# Issue connecting to MySQL db through PowerQuery



## barjoman (Jun 8, 2016)

Ladies and Gents,

I've come across an extremely puzzling issue. I'm attempting to connect to a MySQL db through PowerQuery. I downloaded the mysql connector (originally version 6.6.5 but rolled back to 6.4.6 in an attempt to resolve this issue) and connected to the db. So far so good. It asks me to turn off encrypted connections, no problem. I can preview every single table in the db except for one. I can load all of those and build queries around them, but there is ONE table which I can't view and, FML, it is the ONLY one I need .

The error I get in the Navigation window (when we load the db and want to select tables) is as follows:



> Permission Error: The MySql source doesn't support encrypted connections. Please check your security policy and try connecting without encryption through the Data Source Settings dialog to continue. (Source at [192.xxx.xxx.xxx;dbname].)



When I hit edit, what I see is:



> Try changing the Connection encryption setting to connect to this data source.

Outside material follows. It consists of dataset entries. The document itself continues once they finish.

# oxfordcontrol/Clarabel.rs

Measured on AMD Instinct MI355X. Metric: IPM iterations/sec (KKT factor+solve) at n=10^6 SOCP, 1/2/4/8 GPUs, higher is better.
Workload: dtype f64

## Files before the change

### clarabel.rs_amd/__init__.py

```python
import ctypes as C
import os
import subprocess

import numpy as np

_HERE = os.path.dirname(os.path.abspath(__file__))
LIB_PATH = os.environ.get("CLARABEL_HIP_LIB") or os.path.join(_HERE, "libclarabel_hip.so")
SHIP_LIB_PATH = os.path.join(_HERE, "libclarabel_hip_ship.so")
HEADER_PATH = os.path.join(os.path.dirname(_HERE), "include", "clarabel_hip.h")

u64 = np.uint64
f64 = np.float64
P_U64 = C.POINTER(C.c_uint64)
P_I64 = C.POINTER(C.c_int64)
P_F64 = C.POINTER(C.c_double)
P_I8 = C.POINTER(C.c_int8)
P_I32 = C.POINTER(C.c_int32)

OK, ERR_DIM, ERR_EMPTY_COLUMN, ERR_NOT_TRIU, ERR_ZERO_PIVOT, ERR_BAD_PERM = 0, -1, -2, -3, -4, -5
ERR_NOT_FACTORED, ERR_NO_DEVICE, ERR_HIP, ERR_ARG, ERR_UNSUPPORTED = -6, -7, -8, -9, -10
ERR_UPDATE_NOT_ALLOWED = -11
STATUS_NAMES = {0: "ok", -1: "IncompatibleDimension", -2: "EmptyColumn", -3: "NotUpperTriangular",
                -4: "ZeroPivot", -5: "InvalidPermutation", -6: "NotFactored", -7: "NoDevice", -8: "HipError",
                -9: "BadArgument", -10: "Unsupported", -11: "UpdateNotAllowed"}
# ... 1471 lines not shown
            continue
        if form[0] == "full":
            idxs.append(offsets[k] + np.arange(length, dtype=np.int64))
        elif form[0] == "partial":
            if np.any(form[1] >= np.uint64(length)):
                raise ChipError(ERR_DIM, "update %s: member %d: an index is out of the member's range" % (key, k))
            idxs.append(offsets[k] + form[1].astype(np.int64))
        else:
            raise TypeError("update %s: member %d: the entries of a list are host arrays" % (key, k))
        vals.append(form[2])
    if not idxs:
        return ("none",)
    return ("partial", _u(np.concatenate(idxs)), _f(np.concatenate(vals)))


COMM_ID_BYTES = 128


def comm_unique_id():
    buf = (C.c_uint8 * COMM_ID_BYTES)()
    _check(lib().chip_comm_get_unique_id(buf), "chip_comm_get_unique_id")
    return bytes(buf)


class Comm:

    def __init__(self, unique_id, world, rank, device=-1):
        assert len(unique_id) == COMM_ID_BYTES
        self._h = C.c_void_p()
        buf = (C.c_uint8 * COMM_ID_BYTES).from_buffer_copy(unique_id)
        _check(lib().chip_comm_create(C.byref(self._h), buf, C.c_int32(world), C.c_int32(rank), C.c_int32(device)),
               "chip_comm_create")
        self.world, self.rank = world, rank

    def __del__(self):
        if getattr(self, "_h", None):
            lib().chip_comm_destroy(self._h)
            self._h = None

    def attach(self, kkt):
        _check(lib().chip_kkt_attach_comm(kkt._h, self._h), "attach_comm")

    def allgather_step(self, kkt, send_ptr, recv_ptr, counts):
        cnt = np.ascontiguousarray(counts, dtype=np.int64)
        assert len(cnt) == self.world
        _check(lib().chip_kkt_allgather_step(kkt._h, self._h, C.c_void_p(send_ptr), C.c_void_p(recv_ptr),
                                             cnt.ctypes.data_as(P_I64)), "allgather_step")

    def wait(self, kkt):
        _check(lib().chip_kkt_wait_comm(kkt._h, self._h), "wait_comm")

    def debug_spin(self, blocks, threads=256, usec=60.0):
        lib().chip_comm_debug_spin.argtypes = [C.c_void_p, C.c_int32, C.c_int32, C.c_double]
        _check(lib().chip_comm_debug_spin(self._h, blocks, threads, float(usec)), "comm_debug_spin")

    def synchronize(self):
        _check(lib().chip_comm_synchronize(self._h), "comm_synchronize")

    def allreduce(self, vals, op="sum"):
        v = np.ascontiguousarray(np.atleast_1d(vals), dtype=np.float64).copy()
        _check(lib().chip_comm_allreduce(self._h, _pf(v), C.c_int32(len(v)), C.c_int32({"sum": 0, "min": 1, "max": 2}[op])),
               "comm_allreduce")
        return v

    def barrier(self):
        self.allreduce([0.0])


_HIPRT = None


def _hiprt():
    global _HIPRT
    if _HIPRT is None:
        lib()
        _HIPRT = C.CDLL("libamdhip64.so.7")
    return _HIPRT


class DeviceArray:

    def __init__(self, n_or_array):
        rt = _hiprt()
        host = None
        if not np.isscalar(n_or_array):
            host = _f(n_or_array)
            n = len(host)
        else:
            n = int(n_or_array)
        self.n = n
        self._p = C.c_void_p()
        rc = rt.hipMalloc(C.byref(self._p), C.c_size_t(max(n, 1) * 8))
        if rc != 0:
            raise RuntimeError("hipMalloc failed: %d" % rc)
        if host is not None:
            self.copy_from(host)
        else:
            rt.hipMemset(self._p, 0, C.c_size_t(max(n, 1) * 8))

    @classmethod
    def view(cls, ptr, n):
        a = cls.__new__(cls)
        a.n = int(n)
        a._p = C.c_void_p(ptr)
        a._borrowed = True
        return a

    @property
    def ptr(self):
        return self._p.value

    def copy_from(self, host):
        host = _f(host)
        assert len(host) == self.n
        rc = _hiprt().hipMemcpy(self._p, host.ctypes.data_as(C.c_void_p), C.c_size_t(self.n * 8), C.c_int(1))
        if rc != 0:
            raise RuntimeError("hipMemcpy H2D failed: %d" % rc)

    def numpy(self):
        out = np.zeros(self.n)
        rc = _hiprt().hipMemcpy(out.ctypes.data_as(C.c_void_p), self._p, C.c_size_t(self.n * 8), C.c_int(2))
        if rc != 0:
            raise RuntimeError("hipMemcpy D2H failed: %d" % rc)
        return out

    def __del__(self):
        if getattr(self, "_borrowed", False):
            return
        if getattr(self, "_p", None) and self._p.value:
            try:
                _hiprt().hipFree(self._p)
            except Exception:
                pass
            self._p = C.c_void_p()


def debug_spin(device, blocks, threads=256, lds_bytes=0, usec=1000.0):
    lib().chip_debug_spin.argtypes = [C.c_int32, C.c_int32, C.c_int32, C.c_int32, C.c_double]
    _check(lib().chip_debug_spin(device, blocks, threads, lds_bytes, float(usec)), "debug_spin")


def debug_set_switch(name, value=None):
    lib().chip_debug_set_switch.argtypes = [C.c_char_p, C.c_char_p]
    _check(lib().chip_debug_set_switch(name.encode(), None if value is None else str(value).encode()), "debug_set_switch")


def debug_counter(kkt, name):
    out = C.c_double(0.0)
    lib().chip_debug_counter.argtypes = [C.c_void_p, C.c_char_p, C.POINTER(C.c_double)]
    _check(lib().chip_debug_counter(kkt._h, name.encode(), C.byref(out)), "debug_counter")
    return out.value


def set_device(ordinal):
    rc = _hiprt().hipSetDevice(C.c_int(int(ordinal)))
    if rc != 0:
        raise RuntimeError("hipSetDevice(%d) failed: %d" % (ordinal, rc))


def device_synchronize():
    _hiprt().hipDeviceSynchronize()
```

### clarabel.rs_amd/csrc/bundle_ir.hip

```cpp
#include "dev_common.hpp"
#include "bundle_symv.hpp"
#include "grid_sync.hpp"

namespace chip {
namespace dev {

namespace {

constexpr int IR_SH_FWD = 3, IR_SH_BWD = 3, IR_SH_SYMV = 3;
constexpr int IR_RPT = 2;
constexpr int IR_FATCAP = 256;

template <bool FWDMODE, int SH, int RPT, int TW>
__device__ __forceinline__ void bundle_sweep_cols(const LdlView &v, const BundleView &bv, int b, double *xs,
                                                  const double *xt, double *tacc, int k, int *fat, int &nfat,
                                                  const double *__restrict__ dinv = nullptr) {
    constexpr int CH = RPT * TW;
    const int s0 = bv.bundle_ptr[b], nloc = bv.bundle_ptr[b + 1] - s0;
    const int *lv = bv.blvl + bv.blvl_ptr[b];
    const int nl = bv.blvl_ptr[b + 1] - bv.blvl_ptr[b] - 1;
    const int lane = threadIdx.x & 63, wv = threadIdx.x >> 6;
    if (FWDMODE && (int)threadIdx.x < 8) tacc[threadIdx.x] = 0.0;
    double tpart = 0.0;
    struct Chunk {
// ... 97 lines not shown
#pragma unroll
                        for (int e = 0; e < SH; ++e) {
                            ii[u][e] = (tb[u] + e < te[u]) ? ci[u][e] : -1;
                            vv[u][e] = cv[u][e];
                        }
                } else {
#pragma unroll
                    for (int u = 0; u < RPT; ++u)
#pragma unroll
                        for (int e = 0; e < SH; ++e) {
                            const unsigned t = (unsigned)(tb[u] + kk + e);
                            const bool ok = (int)t < te[u];
                            ii[u][e] = ok ? (int)v.Li16[t] : -1;
                            vv[u][e] = ok ? v.Lx[t] : 0.0;
                        }
                }
#pragma unroll
                for (int u = 0; u < RPT; ++u)
#pragma unroll
                    for (int e = 0; e < SH; ++e) {
                        const int i = ii[u][e];
                        if (FWDMODE) {
                            const double val = vv[u][e] * yj[u];
                            int tgt = -1;
                            if (i >= 0) {
                                if (i < nloc) tgt = i;
                                else if (k == 1) tpart += val;
                                else atomicAdd(&tacc[i - nloc], val);
                            }
                            lds_scatter_add(xs, tgt, -val);
                        } else if (i >= 0) {
                            sum[u] += vv[u][e] * (i < nloc ? xs[i] : xt[i - nloc]);
                        }
                    }
            }
            if (!FWDMODE) {
#pragma unroll
                for (int u = 0; u < RPT; ++u)
                    if (jr[u] >= 0) xs[jr[u] - s0] = xs[jr[u] - s0] * dj[u] - sum[u];
            }
        }
        if (!FWDMODE && level_ends) {
            __syncthreads();
            const int nf = min(nfat, IR_FATCAP);
            for (int f = wv; f < nf; f += TW / 64) {
                const int j = fat[f];
                double sacc = 0.0;
                for (int t = v.Lp[j] + lane; t < v.Lp[j + 1]; t += 64) {
                    const int i = (int)v.Li16[t];
                    sacc += v.Lx[t] * (i < nloc ? xs[i] : xt[i - nloc]);
                }
                sacc = wave_sum(sacc);
                if (lane == 0) xs[j - s0] -= sacc;
            }
        }
        cur = nx1;
        nx1 = nx2;
        nx2 = advance(nx2);
    }
    __syncthreads();
    if (FWDMODE && k == 1) {
        tpart = wave_sum_all(tpart);
        if (lane == 0 && tpart != 0.0) atomicAdd(&tacc[0], tpart);
        __syncthreads();
    }
}
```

I've made sure encryption is off by going to File-->Options and Settings-->Data Source Settings

There is also a "Edit Credentials" link in the PQ window which I've clicked. It just asks me for the credentials again. When I hit Connect, I get a dialog:



> The data source you're trying to access doesn't support encryption. To access this data source using an unencrypted connection, click OK.



Hitting ok just brings the same dialog again in an endless loop.

I was hoping the fine brains here would be able to make sense of this.

Many thanks in advance,
Ben


----------



## barjoman (Jun 16, 2016)

Alright, so I figured out the issue through some back and forth with my db admin. Turns out, there is a text field which was encoded as UTF-16 which was causing the issue. Changing the encoding to UTF-8 resolved the issue.


----------